INFORMATION PROVIDED:
/---

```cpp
struct CorrDims {
  int64_t M, m0, Mc;
  int d, Np, nblk_per_split;
  int wld;
};
template <int KERNEL, int PV>
__global__ __launch_bounds__(256) void k_corr_chunk(const double* __restrict__ Xs, const double* __restrict__ sqrt_theta,
                                                    const double* __restrict__ XthT, const double* __restrict__ gamma,
                                                    const double* __restrict__ wvec, double* __restrict__ rT,
                                                    double* __restrict__ mu_part, double* __restrict__ w_part,
                                                    const double* __restrict__ Wrow, double* __restrict__ t_part, CorrDims a) {
  extern __shared__ __attribute__((aligned(16))) double smem[];
  double* xs = smem;
  const int tid = threadIdx.x;
  const int m = tid & 63;
  const int g = __builtin_amdgcn_readfirstlane(tid >> 6);
// ... 87 lines not shown
                                                   CorrDims a) {
#define BOGP_CORR_STORE 1
#include "corr_mfma_body.inc"
#undef BOGP_CORR_STORE
}
template <int KERNEL>
__global__ __launch_bounds__(256) __attribute__((amdgpu_waves_per_eu(4, 4))) void k_corr_mfma_sums(const double* __restrict__ Xs, const double* __restrict__ sqrt_theta,
                                                   const double* __restrict__ XthT, const double* __restrict__ xnorm,
                                                   const double* __restrict__ gamma, const double* __restrict__ wvec,
                                                   double* __restrict__ mu_part, double* __restrict__ w_part, CorrDims a) {
#define BOGP_CORR_STORE 0
#include "corr_mfma_body.inc"
#undef BOGP_CORR_STORE
}

#undef BOGP_OPQ
constexpr int MR = 4;
constexpr int NWJ = 4;
constexpr int KB = 32;
constexpr int PITCH = 64 + 16;



template <int NR>
__device__ __forceinline__ void contract_drain(d4 (&acc)[MR][NR]) {
#ifndef BOGP_LINT_NO_DRAIN
  mfma16_drain();
#endif
#ifndef BOGP_LINT_NO_FENCE
#pragma unroll
  for (int mi = 0; mi < MR; ++mi)
#pragma unroll
    for (int ni = 0; ni < NR; ++ni) mfma16_fence(acc[mi][ni]);
#endif
}

template <int NR, bool GUARDED>
__device__ __forceinline__ void contract_block16(const double* __restrict__ tile, const double2* __restrict__ vp,
                                                 const size_t (&boff)[NR], const int (&jt)[NR], int aoff, int kb, int kp_last,
                                                 double2 (&bq)[4][NR], d4 (&acc)[MR][NR]) {
  double af[2][MR];
#pragma unroll
  for (int mi = 0; mi < MR; ++mi) af[0][mi] = tile[aoff + 16 * mi];
#pragma unroll
  for (int s = 0; s < 4; ++s) {
    const int kp = kb * 4 + s;
    const int kb16 = kp >> 1;
    {
      const int kpn = min(kp + 2, kp_last);
#pragma unroll
      for (int ni = 0; ni < NR; ++ni) bq[(s + 2) & 3][ni] = vp[boff[ni] + (size_t)kpn * 64];
    }
#pragma unroll
    for (int h = 0; h < 2; ++h) {
// ... 322 lines not shown
    red2[w * 64 + lane] = s;
  }
  BOGP_DT_NOW(5);
  __syncthreads();
  if (tid < 64) {
    const double tot = ((red2[tid] + red2[64 + tid]) + red2[128 + tid]) + red2[192 + tid];
    a.ss_part[(size_t)jg * a.Mc + mc0 + tid] = tot;
  }
#ifdef CONTRACT_D_TRACE
  BOGP_DT_NOW(6);
  dtr[7] = (unsigned long long)nkp | ((unsigned long long)nkp_full << 32);
  __syncthreads();
  if (trace_out) {
    unsigned long long* dst = trace_out + (size_t)blockIdx.x * (NWJ * DT_NST);
    const unsigned long long* src = &dtr_all[0][0];
    for (int i = tid; i < NWJ * DT_NST; i += 256) dst[i] = src[i];
  }
#endif
}
#undef BOGP_DT_NOW
#undef BOGP_DT_ISSUE
#undef BOGP_DT_STORE

static bool corr_sqdist_kernel(int kernel) {
  return kernel == BOGP_KERNEL_SE || kernel == BOGP_KERNEL_MATERN12 || kernel == BOGP_KERNEL_MATERN32 || kernel == BOGP_KERNEL_MATERN52;
}
bool corr_chunk_without_store(int kernel, int pv, bool have_xnorm) { return corr_sqdist_kernel(kernel) && pv == 0 && have_xnorm; }

hipError_t launch_corr_chunk(int kernel, const CorrArgs& a, int nMt, int S, hipStream_t st) {
  dim3 grid((unsigned)nMt, (unsigned)S);
  if (corr_chunk_without_store(kernel, a.pv, a.xnorm != nullptr)) {
    const int KS = (a.d + 3) / 4;
    const size_t shm = (size_t)max(4 * KS * 64, 2048) * sizeof(double);
    CorrDims dm{a.M, a.m0, a.Mc, a.d, a.Np, a.nblk_per_split, a.wld};
#define BOGP_LAUNCH_CORR_MFMA(K)                                                                                                      \
  do {                                                                                                                                \
    if (shm > 64 * 1024) {                                                                                                            \
      hipError_t e_ = hipFuncSetAttribute(reinterpret_cast<const void*>(&k_corr_mfma<K>), hipFuncAttributeMaxDynamicSharedMemorySize, \
                                          (int)shm);                                                                                  \
      if (e_ != hipSuccess) return e_;                                                                                                \
    }                                                                                                                                 \
    hipLaunchKernelGGL((k_corr_mfma<K>), grid, 256, shm, st, a.Xs, a.sqrt_theta, a.XthT, a.xnorm, a.gamma, a.wvec, a.rT, a.mu_part,   \
                       a.w_part, dm);                                                                                                 \
  } while (0)
#define BOGP_LAUNCH_CORR_SUMS(K)                                                                                                      \
  do {                                                                                                                                \
// ... 63 lines not shown

#ifdef CONTRACT_D_TRACE
static unsigned long long* g_trace = nullptr;
static size_t g_trace_words = 0, g_trace_used = 0;
static int g_trace_dims[4] = {0, 0, 0, 0};
hipError_t debug_contract_trace(unsigned long long* out, size_t cap_words, size_t* used_words, int* dims) {
  if (used_words) *used_words = g_trace_used;
  if (dims) for (int i = 0; i < 4; ++i) dims[i] = g_trace_dims[i];
  if (!out) return hipSuccess;
  hipError_t e = hipDeviceSynchronize();
  if (e != hipSuccess) return e;
  return hipMemcpy(out, g_trace, std::min(cap_words, g_trace_used) * sizeof(unsigned long long), hipMemcpyDeviceToHost);
}
#else
static bool contract_direct() {
  static const bool on = [] {
    const char* e = getenv("BOGP_CONTRACT_DIRECT");
    return !(e && atoi(e) == 0);
  }();
  return on;
}
#endif

hipError_t launch_contract(const ContractArgs& a, hipStream_t st) {
  const dim3 grid((unsigned)(a.nMt * a.nJ));
#ifdef CONTRACT_D_TRACE
  const size_t need = (size_t)a.nMt * a.nJ * NWJ * DT_NST;
  if (need > g_trace_words) {
    if (g_trace) (void)hipFree(g_trace);
    hipError_t e = hipMalloc((void**)&g_trace, need * sizeof(unsigned long long));
    if (e != hipSuccess) return e;
    g_trace_words = need;
  }
  const bool keep = need >= g_trace_used;
  if (keep) {
    g_trace_used = need;
    g_trace_dims[0] = a.nMt; g_trace_dims[1] = a.nJ; g_trace_dims[2] = a.NJ16; g_trace_dims[3] = DT_NST;
  }
  hipLaunchKernelGGL(k_contract16d, grid, 256, 0, st, a, keep ? g_trace : (unsigned long long*)nullptr);
#else
  if (contract_direct()) hipLaunchKernelGGL(k_contract16d, grid, 256, 0, st, a);
  else hipLaunchKernelGGL(k_contract16<4>, grid, 256, 0, st, a);
#endif
  return hipGetLastError();
}

int contract_cols_per_group() { return NWJ * 4 * 16; }

hipError_t launch_contract_cross(const ContractArgs& a, int ncp, hipStream_t st) {
  const dim3 grid((unsigned)(a.nMt * a.nJ));
  if (ncp == 16) hipLaunchKernelGGL((k_contract16<4, 16>), grid, 256, 0, st, a);
  else if (ncp == 32) hipLaunchKernelGGL((k_contract16<4, 32>), grid, 256, 0, st, a);
  else if (ncp == 64) hipLaunchKernelGGL((k_contract16<4, 64>), grid, 256, 0, st, a);
  else return hipErrorInvalidValue;
  return hipGetLastError();
}

}
```

### include/bogp.h

```cpp
#ifndef BOGP_H
#define BOGP_H

#include <stdint.h>

#ifdef __cplusplus
extern "C" {
#endif

typedef struct bogp_handle bogp_handle;

#define BOGP_ABI_VERSION 9
#define BOGP_OK 0
#define BOGP_ERR_INVALID (-1)
#define BOGP_ERR_HIP (-2)
#define BOGP_ERR_NOT_POSDEF (-3)
#define BOGP_ERR_UNSUPPORTED (-4)
#define BOGP_ERR_NO_DEVICE (-5)
#define BOGP_ERR_LLF_POSITIVE (-6)

#define BOGP_KERNEL_SE 0
#define BOGP_KERNEL_MATERN12 1
#define BOGP_KERNEL_MATERN32 2
#define BOGP_KERNEL_MATERN52 3
#define BOGP_KERNEL_ABSEXP 4
// ... 156 lines not shown
int bogp_comm_info(const bogp_handle* h, int* rank, int* world);
int bogp_comm_destroy(bogp_handle* h);
int bogp_exchange_argmax(bogp_handle* h, int64_t index_offset, double* best_val, int64_t* best_gidx, double* best_x);
int bogp_exchange_topk(bogp_handle* h, int64_t index_offset, double* best_val, int64_t* best_gidx, double* best_x);
int bogp_reduce_pairs(int R, int q, int d, const double* gathered, double* val, int64_t* gidx, double* x);
int bogp_merge_topk(int R, int q, int k, int d, const double* gathered, double* val, int64_t* gidx, double* x);

int bogp_last_timing(bogp_handle* h, double* corr_ms, double* contract_ms, double* acquisition_ms, int* n_chunks);

int bogp_set_prune(bogp_handle* h, int on);

#define BOGP_PRUNE_PATH_NONE 0
#define BOGP_PRUNE_PATH_CHUNKS 1
#define BOGP_PRUNE_PATH_ONEPASS 2
#define BOGP_PRUNE_PATH_ONEPASS_FALLBACK 3
int bogp_last_prune_path(bogp_handle* h, int* path, int64_t* survivors, int* rounds);
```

\---

EXERCISE: Show every line of the data in which the word "static" appears.

TASK ANSWER:
static bool corr_sqdist_kernel(int kernel) {
static unsigned long long* g_trace = nullptr;
static size_t g_trace_words = 0, g_trace_used = 0;
static int g_trace_dims[4] = {0, 0, 0, 0};
static bool contract_direct() {
  static const bool on = [] {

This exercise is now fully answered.